POLITICS
11/19/2013 04:10 pm ET Updated Nov 19, 2013

Retailers Who Open On Thanksgiving Day Are History's Greatest Monsters

Mike Foley, who represents Cleveland in the Ohio House of Representatives, is an important hero in this land of ours. Foley has taken a stand against a scourge that comes to America each November -- Black Friday. Black Friday used to be known colloquially, as the day that major retailers finally went "into the black" on their balance sheets for the year, owing to the fact that the Friday after Thanksgiving is a major Christmas shopping day.

But over time, we have somehow allowed Black Friday to encroach upon Thanksgiving Day, and now, many major chains are opening their doors on what is traditionally America's happy family holiday, forcing their low-wage workers to leave their homes and loved ones to come into work, nearly get trampled to death, and then sell toasters to massive crowds of angry shoppers.

This is a problem I had the pleasure of going on HuffPost Live to discuss, in the video above. Foley is the solution to this problem, if more lawmakers across the country show the same amount of courage and compassion.

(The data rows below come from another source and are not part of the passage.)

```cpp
int spark_comb_tables(vpin_ctx* c, vpin_spark_decomm* d) {
  if (!d) return VPIN_EINVAL;
  std::lock_guard<std::mutex> g(d->comb_mu);
  if (d->comb_ops && d->comb_mem) return VPIN_OK;
  spark_comb_release(c, d, false);
  int rc = spark_comb_make(c, d, &d->comb_ops, &d->comb_mem, !d->comb_unpooled);
  if (!rc && hipStreamSynchronize(c->stream) != hipSuccess) rc = VPIN_EHIP;
  if (rc) spark_comb_release(c, d, false);
  return rc;
}

void spark_comb_release(vpin_ctx* c, vpin_spark_decomm* d, bool to_driver) {
  if (!d) return;
  for (vpin_table** t : {&d->comb_ops, &d->comb_mem}) {
    if (!*t) continue;
    if (to_driver && (*t)->owned && (*t)->owner == c) {
      dev_release_block(c, (*t)->d);
      delete *t;
    } else {
      vpin_table_free(c, *t);
    }
    *t = nullptr;
  }
}

__global__ __launch_bounds__(kBlock) void count_cols_kernel(const uint32_t* __restrict__ idx, size_t N, uint32_t v0, uint32_t v1,
                                                            unsigned long long* __restrict__ cnt) {
  const int m = blockIdx.y;
  const uint32_t* a = idx + (size_t)(6 + m) * N;
  unsigned n0 = 0, n1 = 0;
  for (size_t i = (size_t)blockIdx.x * kBlock + threadIdx.x; i < N; i += (size_t)gridDim.x * kBlock) {
    const uint32_t x = a[i];
    n0 += x == v0;
    n1 += x == v1;
  }
  __shared__ unsigned sh[2][kBlock];
  sh[0][threadIdx.x] = n0;
  sh[1][threadIdx.x] = n1;
  __syncthreads();
  for (int st = kBlock / 2; st >= 1; st >>= 1) {
    if ((int)threadIdx.x < st) { sh[0][threadIdx.x] += sh[0][threadIdx.x + st]; sh[1][threadIdx.x] += sh[1][threadIdx.x + st]; }
    __syncthreads();
  }
  if (threadIdx.x == 0) {
    if (sh[0][0]) atomicAdd(&cnt[2 * m], (unsigned long long)sh[0][0]);
    if (sh[1][0]) atomicAdd(&cnt[2 * m + 1], (unsigned long long)sh[1][0]);
  }
}

int spark_find_hot_cols(vpin_ctx* c, vpin_spark_decomm* d) {
  if (!c || !d || !d->idx || d->N == 0) return VPIN_EINVAL;
  for (int m = 0; m < 3; m++) d->hot_col[m] = 0xffffffffu;
  if (d->N < ((size_t)1 << 20)) return VPIN_OK;
  (void)hipSetDevice(c->device);
  DevBuf cnt(c);
  if (cnt.alloc(6 * sizeof(unsigned long long))) return VPIN_ENOMEM;
  VPIN_HIP_TRY(hipMemsetAsync(cnt.p, 0, 6 * sizeof(unsigned long long), c->stream));
  const uint32_t v0 = (uint32_t)d->num_vars, v1 = (uint32_t)d->num_vars + 1;
  hipLaunchKernelGGL(count_cols_kernel, dim3(grid_for(d->N), 3), dim3(kBlock), 0, c->stream, (const uint32_t*)d->idx, d->N, v0, v1,
                     (unsigned long long*)cnt.p);
  VPIN_HIP_TRY(hipGetLastError());
  unsigned long long h[6];
  VPIN_HIP_TRY(hipMemcpyAsync(h, cnt.p, sizeof h, hipMemcpyDeviceToHost, c->stream));
  VPIN_HIP_TRY(hipStreamSynchronize(c->stream));
  for (int m = 0; m < 3; m++) {
    const int k = h[2 * m + 1] > h[2 * m] ? 1 : 0;
    if (h[2 * m + k] >= d->N / 64) d->hot_col[m] = k ? v1 : v0;
  }
  return VPIN_OK;
}

int spark_gather_derefs(vpin_ctx* c, const vpin_spark_decomm* d, const SparkLeaves& lv, const fq* mem_rx, const fq* mem_ry, fq* comb,
                        fq* comb_rows, size_t R, size_t nrows_loc) {
  const bool strided = lv.step > 1;
  if (!c || !d || !mem_rx || !mem_ry || !comb || lv.ncirc || lv.step == 0 || lv.r0 >= lv.step || d->N % lv.step) return VPIN_EINVAL;
  if (strided && (!comb_rows || R == 0 || d->N % R)) return VPIN_EINVAL;
  (void)hipSetDevice(c->device);
  ProfScope ps(c, VPIN_K_SPARK_BUILD, strided ? (double)d->N * 6 * 68.0 + (double)nrows_loc * R * 68.0 : (double)d->N * (6 * 68.0 + 2 * 32.0));
  const dim3 grid(grid_for(d->N / lv.step), strided ? 6 : 8);
  if (strided)
    hipLaunchKernelGGL(gather_derefs_kernel<true>, grid, dim3(kBlock), 0, c->stream, (const uint32_t*)d->idx, d->N, mem_rx, mem_ry, comb, lv);
  else
    hipLaunchKernelGGL(gather_derefs_kernel<false>, grid, dim3(kBlock), 0, c->stream, (const uint32_t*)d->idx, d->N, mem_rx, mem_ry, comb, lv);
  if (strided && nrows_loc)
    hipLaunchKernelGGL(gather_derefs_rows_kernel, dim3(grid_for(nrows_loc * R)), dim3(kBlock), 0, c->stream, (const uint32_t*)d->idx, d->N,
                       R, mem_rx, mem_ry, comb_rows, lv.r0, lv.step, nrows_loc);
  VPIN_HIP_TRY(hipGetLastError());
  return VPIN_OK;
}

static int build_levels(vpin_ctx* c, SparkForest* f) {
  const size_t n2 = 2 * f->n;
  size_t h = f->n / 2;
  int l = 0;
  while (h > (size_t)kTopBlock) {
    if (h / 4 > (size_t)kTopBlock) {
      hipLaunchKernelGGL(tree_level3_kernel, dim3(grid_for(h / 4), f->ncirc), dim3(kBlock), 0, c->stream, f->base, f->stride(),
                         f->level_off(l), f->level_off(l + 1), f->level_off(l + 2), f->level_off(l + 3), h);
      h >>= 3;
      l += 3;
      continue;
    }
    hipLaunchKernelGGL(tree_level_kernel, dim3(grid_for(h), f->ncirc), dim3(kBlock), 0, c->stream, f->base, f->stride(),
                       f->level_off(l), f->level_off(l + 1), h);
    h >>= 1;
    l++;
  }
  if (h >= 1) hipLaunchKernelGGL(tree_top_kernel, dim3(f->ncirc), dim3(kTopBlock), 0, c->stream, f->base, f->stride(), n2, h);
  VPIN_HIP_TRY(hipGetLastError());
  return VPIN_OK;
}

static int check_forest(const vpin_ctx* c, const vpin_spark_decomm* d, const SparkLeaves& lv, const SparkInputs& in, const SparkForest* f,
                        bool is_mem) {
  const int all = is_mem ? 4 : 12;
  if (!c || !d || !f || !f->base || lv.step == 0 || lv.r0 >= lv.step || (lv.ncirc && lv.step > 1)) return VPIN_EINVAL;
  if (is_mem ? (!in.mem_rx || !in.mem_ry) : !in.derefs) return VPIN_EINVAL;
  if (lv.ncirc < 0 || lv.ncirc > all) return VPIN_EINVAL;
  for (int j = 0; j < lv.ncirc; j++)
    if (lv.ids[j] < 0 || lv.ids[j] >= all) return VPIN_EINVAL;
  if (f->n * lv.step != (is_mem ? d->M : d->N) || f->ncirc != (lv.ncirc ? lv.ncirc : all) || f->n < 2) return VPIN_ESHAPE;
  return VPIN_OK;
}

static double forest_bytes(const SparkLeaves& lv, const SparkForest* f, bool is_mem) {
  if (lv.ncirc) return (double)f->n * f->ncirc * (is_mem ? (36.0 + 32.0 + 64.0) : (8.0 + 32.0 + 32.0 + 64.0));
  return (double)f->n * (is_mem ? (2 * 36.0 + 4 * 32.0 + 4 * 64.0) : (6 * (8.0 + 32.0) + 12 * 32.0 + 12 * 64.0));
}

static void launch_leaves(vpin_ctx* c, const vpin_spark_decomm* d, const HashParams& hp, const SparkLeaves& lv, const SparkInputs& in,
                          SparkForest* f, bool is_mem) {
  const uint32_t* idx = d->idx;
  const uint32_t* audit_ts = d->idx + 12 * d->N;
  const dim3 paired(grid_for(f->n), is_mem ? 2 : 6), each(grid_for(f->n), f->ncirc), block(kBlock);
  if (is_mem) {
    if (lv.ncirc) hipLaunchKernelGGL(hash_mem_sub_kernel, each, block, 0, c->stream, audit_ts, in.mem_rx, in.mem_ry, d->M, hp, f->base, lv);
    else if (lv.step > 1) hipLaunchKernelGGL(hash_mem_kernel<true>, paired, block, 0, c->stream, audit_ts, in.mem_rx, in.mem_ry, d->M, hp, f->base, lv);
    else hipLaunchKernelGGL(hash_mem_kernel<false>, paired, block, 0, c->stream, audit_ts, in.mem_rx, in.mem_ry, d->M, hp, f->base, lv);
  } else {
    if (lv.ncirc) hipLaunchKernelGGL(hash_ops_sub_kernel, each, block, 0, c->stream, idx, in.derefs, d->N, hp, f->base, lv);
    else if (lv.step > 1) hipLaunchKernelGGL(hash_ops_kernel<true>, paired, block, 0, c->stream, idx, in.derefs, d->N, hp, f->base, lv);
    else hipLaunchKernelGGL(hash_ops_kernel<false>, paired, block, 0, c->stream, idx, in.derefs, d->N, hp, f->base, lv);
  }
}

int spark_build_forest(vpin_ctx* c, const vpin_spark_decomm* d, const HashParams& hp, const SparkLeaves& lv, const SparkInputs& in,
                       SparkForest* f, bool is_mem) {
  int rc = check_forest(c, d, lv, in, f, is_mem);
  if (rc) return rc;
  (void)hipSetDevice(c->device);
  ProfScope ps(c, VPIN_K_SPARK_BUILD, forest_bytes(lv, f, is_mem));
  launch_leaves(c, d, hp, lv, in, f, is_mem);
  VPIN_HIP_TRY(hipGetLastError());
  return build_levels(c, f);
}

int spark_build_forests(vpin_ctx* c, const vpin_spark_decomm* d, const HashParams& hp, const SparkLeaves& lv, const SparkInputs& in,
                        SparkForest* ops, SparkForest* mem) {
  int rc = check_forest(c, d, lv, in, ops, false);
  if (!rc) rc = check_forest(c, d, lv, in, mem, true);
  if (rc) return rc;
  (void)hipSetDevice(c->device);
  ProfScope ps(c, VPIN_K_SPARK_BUILD, forest_bytes(lv, ops, false) + forest_bytes(lv, mem, true));
  launch_leaves(c, d, hp, lv, in, ops, false);
  launch_leaves(c, d, hp, lv, in, mem, true);
  VPIN_HIP_TRY(hipGetLastError());
  rc = build_levels(c, ops);
  if (!rc) rc = build_levels(c, mem);
  return rc;
// ... 627 lines not shown
```

vpin_amd/csrc/spark_dev.h:

```cpp
#pragma once
#include <mutex>

#include "ctx.h"

struct vpin_spark_decomm {
  size_t num_cons = 0, num_vars = 0, num_inputs = 0;
  size_t nx = 0, ny = 0, N = 0, M = 0;
  uint32_t* idx = nullptr;
  vpin::fq* vals = nullptr;
  vpin_table* comb_ops = nullptr;
  vpin_table* comb_mem = nullptr;
  std::mutex comb_mu;
  bool comb_unpooled = false;
  uint32_t hot_col[3] = {0xffffffffu, 0xffffffffu, 0xffffffffu};
};

namespace vpin {

constexpr size_t kSparkPinned = 8192;
constexpr int kSparkMaxInst = 18;
constexpr size_t kSparkHostTop = 32;

int spark_pinned(vpin_ctx* c);

int spark_trace_timestamps(vpin_ctx* c, const uint32_t* addr, size_t n, size_t M, uint32_t* ts, uint32_t* audit);
int spark_check_bounds(vpin_ctx* c, const uint32_t* a, size_t nnz, uint32_t limit, uint32_t* d_bad);

int spark_u32_to_fq(vpin_ctx* c, const uint32_t* src, fq* dst, size_t n);
int spark_comb_tables(vpin_ctx* c, vpin_spark_decomm* d);
int spark_comb_make(vpin_ctx* c, const vpin_spark_decomm* d, vpin_table** ops, vpin_table** mem, bool pooled = true);
void spark_comb_release(vpin_ctx* c, vpin_spark_decomm* d, bool to_driver = false);

struct SparkLeaves {
  size_t r0 = 0, step = 1;
  int ncirc = 0;
  int ids[12] = {};
};

int spark_gather_derefs(vpin_ctx* c, const vpin_spark_decomm* d, const SparkLeaves& lv, const fq* mem_rx, const fq* mem_ry, fq* comb,
                        fq* comb_rows = nullptr, size_t R = 0, size_t nrows_loc = 0);
int spark_find_hot_cols(vpin_ctx* c, vpin_spark_decomm* d);

struct SparkForest {
  fq* base = nullptr;
  size_t n = 0;
  int ncirc = 0;
  size_t stride() const { return 2 * n; }
  size_t level_off(int l) const { return 2 * n - ((2 * n) >> l); }
};

struct HashParams { fq r, r2, r2_boost, gamma; };
struct SparkInputs { const fq* derefs; const fq* mem_rx; const fq* mem_ry; };

int spark_build_forest(vpin_ctx* c, const vpin_spark_decomm* d, const HashParams& hp, const SparkLeaves& lv, const SparkInputs& in,
                       SparkForest* f, bool is_mem);
int spark_build_forests(vpin_ctx* c, const vpin_spark_decomm* d, const HashParams& hp, const SparkLeaves& lv, const SparkInputs& in,
                        SparkForest* ops, SparkForest* mem);
int spark_mem_roots(vpin_ctx* c, const vpin_spark_decomm* d, const HashParams& hp, const fq* mem_rx, const fq* mem_ry);

int spark_fetch_tops(vpin_ctx* c, const SparkForest* f, size_t cnt);

int spark_prod_round(vpin_ctx* c, const SparkForest* f, int level, size_t len, const fq* E, const uint8_t* r, int ndotp,
                     bool lead = false);

int spark_dotp_round(vpin_ctx* c, size_t N, const fq* vals, const fq* comb_derefs, fq* scratch, size_t len, bool first_fold,
                     const uint8_t* r, const int* halves = nullptr, int ndotp = 6);

int spark_wait_flag(vpin_ctx* c);

int spark_collect(vpin_ctx* c, const SparkForest* f, int level, const vpin_spark_decomm* d, const fq* comb_derefs,
                  const fq* scratch, bool with_dotp, bool folded);

int spark_triple_sums(vpin_ctx* c, const fq* comb_derefs, const fq* vals, size_t N, const int* halves = nullptr, int nh = 6);

size_t spark_tail_pairs();
int spark_tail_launch(vpin_ctx* c, const SparkForest* f, int level, int k, int j0, size_t len0, const fq* pyr, const uint8_t* r_prev,
                      size_t N, const fq* vals, const fq* comb_derefs, fq* scratch, const int* halves = nullptr, int ndotp = 6);
int spark_tail_wait(vpin_ctx* c, int idx, int ninst, int ncirc);
void spark_tail_reply(vpin_ctx* c, int idx, const uint8_t r[32]);
void spark_tail_end(vpin_ctx* c);
void spark_tail_abort(vpin_ctx* c);
const fq* spark_tail_sums(vpin_ctx* c);
const fq* spark_tail_final(vpin_ctx* c);

int spark_wait(vpin_ctx* c);

int spark_slice_evals(vpin_ctx* c, const fq* table, size_t len, int nslices, const fq* eq, size_t r0 = 0, size_t step = 1);

int spark_take_strided(vpin_ctx* c, const fq* src, size_t nloc, size_t r0, size_t step, fq* dst);

}
```

Before: 80.22 million constraints/s.

## Overlap SPARK derefs gather and commitment with sat sumcheck via side stream

Adds hooks into the satisfiability prover so that once rx is known, the SPARK derefs for the row slices are gathered and their Hyrax commitment launched on a separate side stream. The ry slices follow when ry is known. Device frees issued on the side stream are parked in a deferred-free list until the side stream is joined, and the commitment path skips its host sync. The SPARK prover then reuses these precomputed derefs and commitments instead of recomputing them serially. The cost is extra streams, pinned buffers and deferred memory release, and the side work now competes with the sat sumcheck for CUs.

Result: slower. 79.31 million constraints/s (-1.1%).

```diff
diff --git a/include/vpin_hip.h b/include/vpin_hip.h
--- a/include/vpin_hip.h
+++ b/include/vpin_hip.h
@@ -37,6 +37,8 @@
 int vpin_ctx_set_pool_poison(vpin_ctx* ctx, uint32_t word, int on);
 int vpin_ctx_pool_poison_stats(vpin_ctx* ctx, unsigned long long* blocks, unsigned long long* bytes);
 unsigned long long vpin_ctx_row_table_rows(vpin_ctx* ctx);
+unsigned long long vpin_ctx_early_derefs_rows(vpin_ctx* ctx);
+int vpin_ctx_stream_mask(vpin_ctx* ctx, int which, uint32_t* words, uint32_t cap);
 size_t vpin_msm_row_min_scalars(vpin_ctx* ctx, int part_short);
 unsigned long long vpin_ctx_pip_row_chunks(vpin_ctx* ctx);
 unsigned long long vpin_ctx_witness_redo_ops(vpin_ctx* ctx);
diff --git a/vpin_amd/build.py b/vpin_amd/build.py
--- a/vpin_amd/build.py
+++ b/vpin_amd/build.py
@@ -140,5 +140,17 @@
     return out
 
 
+DEFERRED_FREE_MAIN = os.path.join(os.path.dirname(HERE), "tests", "deferred_free", "deferred_free_main.cpp")
+
+
+def build_deferred_free_program(out, sanitize="address,undefined", verbose=False):
+    cmd = [hipcc(), "--offload-host-only", "-O1", "-std=c++17", "-g", "-fno-omit-frame-pointer", "-pthread", "-Xarch_host",
+           f"-fsanitize={sanitize}", "-fno-sanitize-recover=all", DEFERRED_FREE_MAIN, "-o", out, "-I", CSRC]
+    if verbose:
+        print(" ".join(cmd))
+    subprocess.check_call(cmd)
+    return out
+
+
 if __name__ == "__main__":
     print(build(force="--force" in sys.argv, verbose=True))
diff --git a/vpin_amd/capi.py b/vpin_amd/capi.py
--- a/vpin_amd/capi.py
+++ b/vpin_amd/capi.py
@@ -819,6 +819,22 @@
         L.vpin_ctx_row_table_rows.restype = C.c_ulonglong
         return int(L.vpin_ctx_row_table_rows(self.h))
 
+    def early_derefs_rows(self):
+        L = lib()
+        L.vpin_ctx_early_derefs_rows.argtypes = [C.c_void_p]
+        L.vpin_ctx_early_derefs_rows.restype = C.c_ulonglong
+        return int(L.vpin_ctx_early_derefs_rows(self.h))
+
+    def stream_mask(self, which):
+        L = lib()
+        L.vpin_ctx_stream_mask.argtypes = [C.c_void_p, C.c_int, C.POINTER(C.c_uint32), C.c_uint32]
+        L.vpin_ctx_stream_mask.restype = C.c_int
+        buf = (C.c_uint32 * 32)()
+        n = int(L.vpin_ctx_stream_mask(self.h, int(which), buf, 32))
+        if n < 0 and n != -100:
+            raise VpinError(n, "vpin_ctx_stream_mask")
+        return None if n < 0 else [int(buf[i]) for i in range(min(n, 32))]
+
     def msm_row_min_scalars(self, part_short=False):
         L = lib()
         L.vpin_msm_row_min_scalars.argtypes = [C.c_void_p, C.c_int]
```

Of this monstrous new tradition, Foley says, "It's just disgusting." That is 100 percent accurate. So Foley is going to try to help in some small way by making sure that those who leave their homes on Thanksgiving Day to toil in this horror show at least get fantastically well-compensated. As Jillian Berman reported:

Foley, a Democrat representing Cleveland in the Ohio House of Representatives, plans to introduce a bill in the next several weeks requiring that stores open on Thanksgiving pay their workers triple time. The bill would also protect workers from retaliation if they opt out of working the holiday. Foley’s proposal comes as retailers like Kmart, Target, Walmart and Macy’s are kicking off Black Friday deals on Thanksgiving Day.

As Berman notes, "Many retailers open on Thanksgiving are offering employees who work the holiday some sort of extra incentive to show up -- time and a half, discounts, a catered Thanksgiving dinner at work, or some combination of all of these things." But Foley wants retailers to think twice about being the worst people on the planet, and opt to not do this horrible thing in the first place.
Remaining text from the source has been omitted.